Supreme Court Says Opposition to Discrimination Protected in Internal Investigation

Worker being interviewed The anti-retaliation provision in Title VII of the 1964 Civil Rights Act extends protection to an employee who speaks out about discrimination not on her own initiative, but in answering questions during an employer’s internal investigation, the U.S. Supreme Court rules.

The Court decision revives the retaliation claim of a 30-year employee who reported during an internal investigation of sexual harassment rumors that she had been sexually harassed by the subject of the investigation.
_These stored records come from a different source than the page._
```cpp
int64_t smx_block_bytes(const smx_shape* shape, int32_t* pivots_inout) {
    static const int nofree_env = [] {
        const char* e = getenv("SMX_BLK_NOFREE");
        const int v = (e && e[0] == '1') ? 1 : 0;
        if (v) (void)hipMemcpyToSymbol(HIP_SYMBOL(g_blk_nofree), &v, sizeof v);
        const char* it = getenv("SMX_SWEEP_ITEMS");
        const int k = it ? atoi(it) : 0;
        if (k > 0) (void)hipMemcpyToSymbol(HIP_SYMBOL(g_sweep_items), &k, sizeof k);
        return v;
    }();
    (void)nofree_env;
    if (!shape_ok(shape)) return 0;
    const int req = pivots_inout ? *pivots_inout : 0;
    if (req < 0 || req > kBlkMax) return 0;
    const int P = req > 0 ? req : block_pivots(*shape);
    if (P < 1 || !block_args_ok(shape, 0, P, shape, INT64_MAX)) return 0;
    if (pivots_inout) *pivots_inout = P;
    return blk_layout(shape->rows + 1, shape->ld, blk_parts_of(shape->nparts, shape->rows)).bytes;
}

int smx_block_run(double* buf0, double* buf1, const smx_shape* shape, int32_t parity, int32_t k,
                  int32_t pivots, smx_ctl* ctl, void* blk, int64_t blk_bytes, int32_t* log,
                  double* xhist, int64_t log_cap, void* stream) {
    if (!block_chain_ok(shape, k, pivots, blk, blk_bytes, buf0, buf1, ctl))
        return (int)hipErrorInvalidValue;
    if (k == 0) return 0;
    return launch_block_chain(buf0, buf1, *shape, parity & 1, k, pivots, ctl,
                              static_cast<char*>(blk), log, xhist, log_cap, S(stream));
}

int smx_block_run_timed(double* buf0, double* buf1, const smx_shape* shape, int32_t parity,
                        int32_t k, int32_t pivots, smx_ctl* ctl, void* blk, int64_t blk_bytes,
                        int32_t* log, double* xhist, int64_t log_cap, void* stream,
                        float* host_sweep_ms, float* host_total_ms) {
    const bool defer = !host_sweep_ms && !host_total_ms;
    if (!block_chain_ok(shape, k, pivots, blk, blk_bytes, buf0, buf1, ctl) || k < 1 ||
        (!defer && (!host_sweep_ms || !host_total_ms)))
        return (int)hipErrorInvalidValue;
    const int nb = (k + pivots - 1) / pivots;
    const int err = run_timed(S(stream), nb, true, host_sweep_ms, host_total_ms,
                              [&](hipEvent_t* ev) {
        return launch_block_chain(buf0, buf1, *shape, parity & 1, k, pivots, ctl,
                                  static_cast<char*>(blk), log, xhist, log_cap, S(stream), ev);
    });
    if (defer && !err) g_timed_blocks = nb;
    return err;
}

int smx_block_timed_read(int32_t blocks, float* host_sweep_ms, float* host_total_ms) {
    if (blocks < 1 || blocks != g_timed_blocks || !host_sweep_ms || !host_total_ms)
        return (int)hipErrorInvalidValue;
    g_timed_blocks = 0;
    return timed_read(blocks, true, host_sweep_ms, host_total_ms);
}

int smx_block_graph_create(double* buf0, double* buf1, const smx_shape* shape, int32_t parity,
                           int32_t k, int32_t pivots, smx_ctl* ctl, void* blk, int64_t blk_bytes,
                           int32_t* log, double* xhist, int64_t log_cap, void* stream,
                           void** graph_out) {
    if (!block_chain_ok(shape, k, pivots, blk, blk_bytes, buf0, buf1, ctl) || k < 1 ||
        !graph_out)
        return (int)hipErrorInvalidValue;
    return capture_graph(S(stream), graph_out, [&] {
        return launch_block_chain(buf0, buf1, *shape, parity & 1, k, pivots, ctl,
                                  static_cast<char*>(blk), log, xhist, log_cap, S(stream));
    });
// ... 422 lines not shown
```

Measured before the change: 12880 pivots/s.

## Add paired-row sweep form that processes two rows per step with phased multiplier loads

Adds a new block-sweep form (7) that handles two tableau rows per iteration. Each pivot column's LDS pivot-row value and eta are loaded once and applied to both rows, and the per-row multipliers are loaded in phases of 12 into scalar registers. The form is selected automatically when the block has at least 20 pivots and enough rows per wave. It aims to cut LDS reads and raise arithmetic per load in the memory-bound update. In exchange it raises register pressure and adds a deeper four-load prefetch pipeline, with a fallback to the per-row path when the fast conditions fail.

```diff
diff --git a/simplex-method-solver_amd/csrc/smx_block.hpp b/simplex-method-solver_amd/csrc/smx_block.hpp
--- a/simplex-method-solver_amd/csrc/smx_block.hpp
+++ b/simplex-method-solver_amd/csrc/smx_block.hpp
@@ -1043,6 +1043,27 @@
 
 __device__ int g_sweep_items = 16;
 
+constexpr int kPairPhase = 12;
+
+__device__ __forceinline__ void blk_pair_step(dbl2& va, dbl2& vb, dbl2 p, dbl2 ey, double ma,
+                                              double mb) {
+    const double e = ey[0], y = ey[1];
+    double n[4];
+    n[0] = va[0] * e - p[0] * ma;
+    n[1] = va[1] * e - p[1] * ma;
+    n[2] = vb[0] * e - p[0] * mb;
+    n[3] = vb[1] * e - p[1] * mb;
+    double rr[4];
+#pragma unroll
+    for (int k = 0; k < 4; ++k) {
+        const double tq = n[k] * y;
+        const double r = fma(-e, tq, n[k]);
+        rr[k] = fma(r, y, tq);
+    }
+    va = dbl2{rr[0], rr[1]};
+    vb = dbl2{rr[2], rr[3]};
+}
+
 template <int P, int FORM>
 __device__ __forceinline__ void blk_sweep_body_flag(const double* Tin, double* Tout, int64_t ld,
                                                     int R, int C, const BlkHdr* __restrict__ h,
@@ -1050,6 +1071,7 @@
                                                     const double* __restrict__ mul) {
     constexpr bool LDS = FORM >= 5;
     constexpr bool ITEMS = FORM == 6;
+    constexpr bool PAIRS = FORM == 7;
     __shared__ dbl2 s_pr[LDS ? P : 1][kWave];
     __shared__ dbl2 s_ey[LDS ? P : 1];
     __shared__ dbl2 s_zm[LDS ? P : 1];
@@ -1291,6 +1313,58 @@
         if (j < C)
             __builtin_nontemporal_store(v0, reinterpret_cast<dbl2*>(Tout + (int64_t)i0 * ld + j));
     };
+    auto pairf = [&](dbl2 xa, dbl2 xb, int ia, int hi) {
+        constexpr int NPH = (P + kPairPhase - 1) / kPairPhase;
+        constexpr int P0 = P < kPairPhase ? P : kPairPhase;
+        const int ib = ia + qs;
+        const bool two = ib < hi;
+        const int ibc = two ? ib : ia;
+        const double* ma = mul + (int64_t)ia * kBlkMax;
+        const double* mb = mul + (int64_t)ibc * kBlkMax;
+        int rfa = rfl[ia], rfb = rfl[ibc];
+        asm volatile("" : "+s"(rfa));
+        asm volatile("" : "+s"(rfb));
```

The employee was subsequently terminated by the employer for embezzlement and she filed suit against the employer.

A lower court and the Sixth Circuit had held that the retaliation provisions of Title VII did not apply, since she had not “instigated or initiated any complaint,” but had “merely answered questions by investigators in an already-pending internal investigation initiated by someone else.” Since there had been no Equal Employment Opportunity Commission charge pending at the time, the lower court concluded that her retaliation claim also failed under the participation clause, which Sixth Circuit precedent confined to protecting “‘an employee’s participation in an employer’s internal investigation . . . where that investigation occurs pursuant to a pending EEOC charge.’”
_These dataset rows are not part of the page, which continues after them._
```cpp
uint32_t bh_primitive(size_t num_vars) { return BH_PRIMITIVES[num_vars]; }
uint32_t bh_x_inv(size_t num_vars) { return BH_X_INVS[num_vars]; }
size_t bh_next(size_t b, size_t num_vars) {
  b <<= 1;
  return b ^ ((b >> num_vars) * BH_PRIMITIVES[num_vars]);
}
size_t bh_nth(size_t num_vars, size_t i) {
  if (i == 0) return 0;
  size_t b = 1;
  for (size_t k = 1; k < i; k++) b = bh_next(b, num_vars);
// ... 518 lines not shown
        {
          std::vector<HFr> d(num_vars), pre(num_vars + 1);
          pre[0] = HFr::one();
          for (size_t i = 0; i < num_vars; i++) d[i] = HFr::one() - y[i], pre[i + 1] = pre[i] * d[i];
          HFr inv = pre[num_vars].inv();
          ef.inv_1my.resize(num_vars);
          for (size_t i = num_vars; i-- > 0;) {
            ef.inv_1my[i] = inv * pre[i];
            inv = inv * d[i];
          }
        }
        ef.per_term = false, ef.trusted_claim = false;
        ef.kappa = shp.kappa;
        const HFr kappa_inv = shp.kappa.inv();
        ef.c = sum * kappa_inv;
        EqFactoring::One one;
        one.table = t_eq, one.y = y, one.S = one.S_prev = HFr::one();
        {
          const size_t half = n >> 1;
          Fr* buf = c.arena.alloc_n<Fr>(2 * half);
          one.level.resize(num_vars);
          size_t off = 0;
          for (size_t jl = 0; jl < num_vars; jl++) one.level[jl] = buf + off, off += half >> jl;
          k_eq_xy(c, (const Fr*)(y + 1), num_vars - 1, buf);
          std::vector<Fr*> lower;
          for (size_t jl = 1; jl < num_vars; jl++) lower.push_back((Fr*)one.level[jl]);
          k_eq_levels(c, one.level[0], half, lower.data(), lower.size());
        }
        ef.eqs.push_back(one);
        ef.streams = [](bool, size_t) { return true; };
        LinSums ls;
        memset(&ls, 0, sizeof(ls));
        ls.count = (uint32_t)shp.lin.size();
        for (uint32_t i = 0; i < ls.count; i++) ls.coeff[i] = dev(shp.lin[i].second);
        ef.round = [&](const Fr* const* in, Fr* const* out, const Fr& r, bool bind, size_t size, size_t round, int points,
                       Fr* out_host) {
          ArenaScope round_scope(c.arena);
          if (bind) {
            std::vector<const Fr*> src;
            std::vector<Fr*> dst;
            for (size_t i = 0; i < T; i++)
              if (used[i] && i != t_eq) src.push_back(in[i]), dst.push_back(out[i]);
            k_fix_var_multi(c, src.data(), dst.data(), src.size(), 4 * size, r);
          }
          for (size_t i = 0; i < T; i++) prc.in[i] = bind ? out[i] : in[i];
          prc.in[t_eq] = ef.eqs[0].level[round];
          if (ls.count) {
            for (uint32_t i = 0; i < ls.count; i++) ls.t[i] = prc.in[table_of[shp.lin[i].first]];
            k_lin_sums(c, ls, size, out_host + 12);
          }
// ... 29 lines not shown
```

### halo2-lasso_amd/csrc/kernels_poly.hip

```cpp
#include <hip/hip_runtime.h>
#include <string.h>
#include <algorithm>
#include "dev.hpp"
#include "ff_host.hpp"
#include "reduce.cuh"
#include "resident.cuh"
#include "wide.cuh"

namespace lh {

static inline dim3 grid_for(size_t n, int block = 256, size_t cap = 4096) {
  size_t g = (n + block - 1) / block;
  if (g < 1) g = 1;
  if (g > cap) g = cap;
  return dim3((unsigned)g);
}
#define GSTRIDE(i, n) \
  for (size_t i = (size_t)blockIdx.x * blockDim.x + threadIdx.x; i < (n); i += (size_t)gridDim.x * blockDim.x)

__global__ void fr_from_u64_kernel(const uint64_t* __restrict__ in, size_t n, Fr* __restrict__ out) {
  GSTRIDE(i, n) out[i] = from_u64<FrParams>(in[i]);
}
__global__ void fr_from_u32_kernel(const uint32_t* __restrict__ in, size_t n, Fr* __restrict__ out) {
  GSTRIDE(i, n) out[i] = from_u64<FrParams>(in[i]);
// ... 216 lines not shown
  EqGroups g;
  size_t first[EQ_GROUPS], cnt[EQ_GROUPS];
  Fr* tab[EQ_GROUPS];
  for (size_t k = 0, done = 0; k < ngroups; k++) {
    cnt[k] = (num_vars - done + (ngroups - k) - 1) / (ngroups - k);
    first[k] = done;
    done += cnt[k];
    tab[k] = ngroups == 1 ? out : c.arena.alloc_n<Fr>((size_t)1 << cnt[k]);
    g.levels[k] = (int)cnt[k];
    g.out[k] = tab[k];
    for (size_t i = 0; i < cnt[k]; i++) g.y[k][i] = y[first[k] + cnt[k] - 1 - i];
  }
  hipLaunchKernelGGL(eq_groups_kernel, dim3((unsigned)ngroups), dim3(256), 0, c.stream, g);
  Fr* cur = tab[0];
  size_t done = cnt[0];
  for (size_t k = 1; k < ngroups; k++) {
    const bool last = k + 1 == ngroups;
    const size_t n = (size_t)1 << (done + cnt[k]);
    Fr* dst = last ? out : c.arena.alloc_n<Fr>(n);
    hipLaunchKernelGGL(eq_outer_kernel, grid_for(n), 256, 0, c.stream, cur, (int)done, tab[k], n, dst);
    cur = dst;
    done += cnt[k];
  }
}

template <class T>
__global__ void shard_extract_kernel(const T* __restrict__ g, size_t n_local, unsigned j, unsigned rho, size_t s,
                                     T* __restrict__ local) {
  const size_t lo_mask = ((size_t)1 << j) - 1;
  GSTRIDE(i, n_local) local[i] = g[((i >> j) << (j + rho)) | (s << j) | (i & lo_mask)];
}
struct alignas(16) Bytes64 {
  uint4 a, b, c, d;
};
void k_shard_extract(Ctx& c, const void* global, size_t n_local, size_t j, size_t rho, size_t s, size_t elem,
                     void* local) {
  if (!n_local) return;
  dim3 g = grid_for(n_local);
  if (elem == 4)
    hipLaunchKernelGGL(shard_extract_kernel<uint32_t>, g, 256, 0, c.stream, (const uint32_t*)global, n_local, (unsigned)j,
                       (unsigned)rho, s, (uint32_t*)local);
  else if (elem == 32)
    hipLaunchKernelGGL(shard_extract_kernel<Fr>, g, 256, 0, c.stream, (const Fr*)global, n_local, (unsigned)j,
                       (unsigned)rho, s, (Fr*)local);
  else if (elem == 64)
    hipLaunchKernelGGL(shard_extract_kernel<Bytes64>, g, 256, 0, c.stream, (const Bytes64*)global, n_local, (unsigned)j,
// ... 1312 lines not shown
```

### halo2-lasso_amd/csrc/sumcheck.cpp

```cpp
#include <algorithm>
#include <functional>
#include <chrono>
#include <memory>
#include <thread>
#include "host.hpp"
#include "resident_host.hpp"

namespace lh {
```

The Supreme Court rejects this view, holding that her statements in the investigation, a “disapproving account of [the accused’s] sexually obnoxious behavior toward her” was covered by the anti-retaliation prohibition on opposing illegal discrimination. “‘Oppose’ goes beyond ‘active, consistent’ behavior in ordinary discourse, and may be used to speak of someone who has taken no action at all to advance a position beyond disclosing it. Thus, a person can ‘oppose’ by responding to someone else’s questions just as surely as by provoking the discussion. Nothing in the statute requires a freakish rule protecting an employee who reports discrimination on her own initiative but not one who reports the same discrimination in the same words when asked a question,” says the Court. Crawford v. Metropolitan Government of Nashville.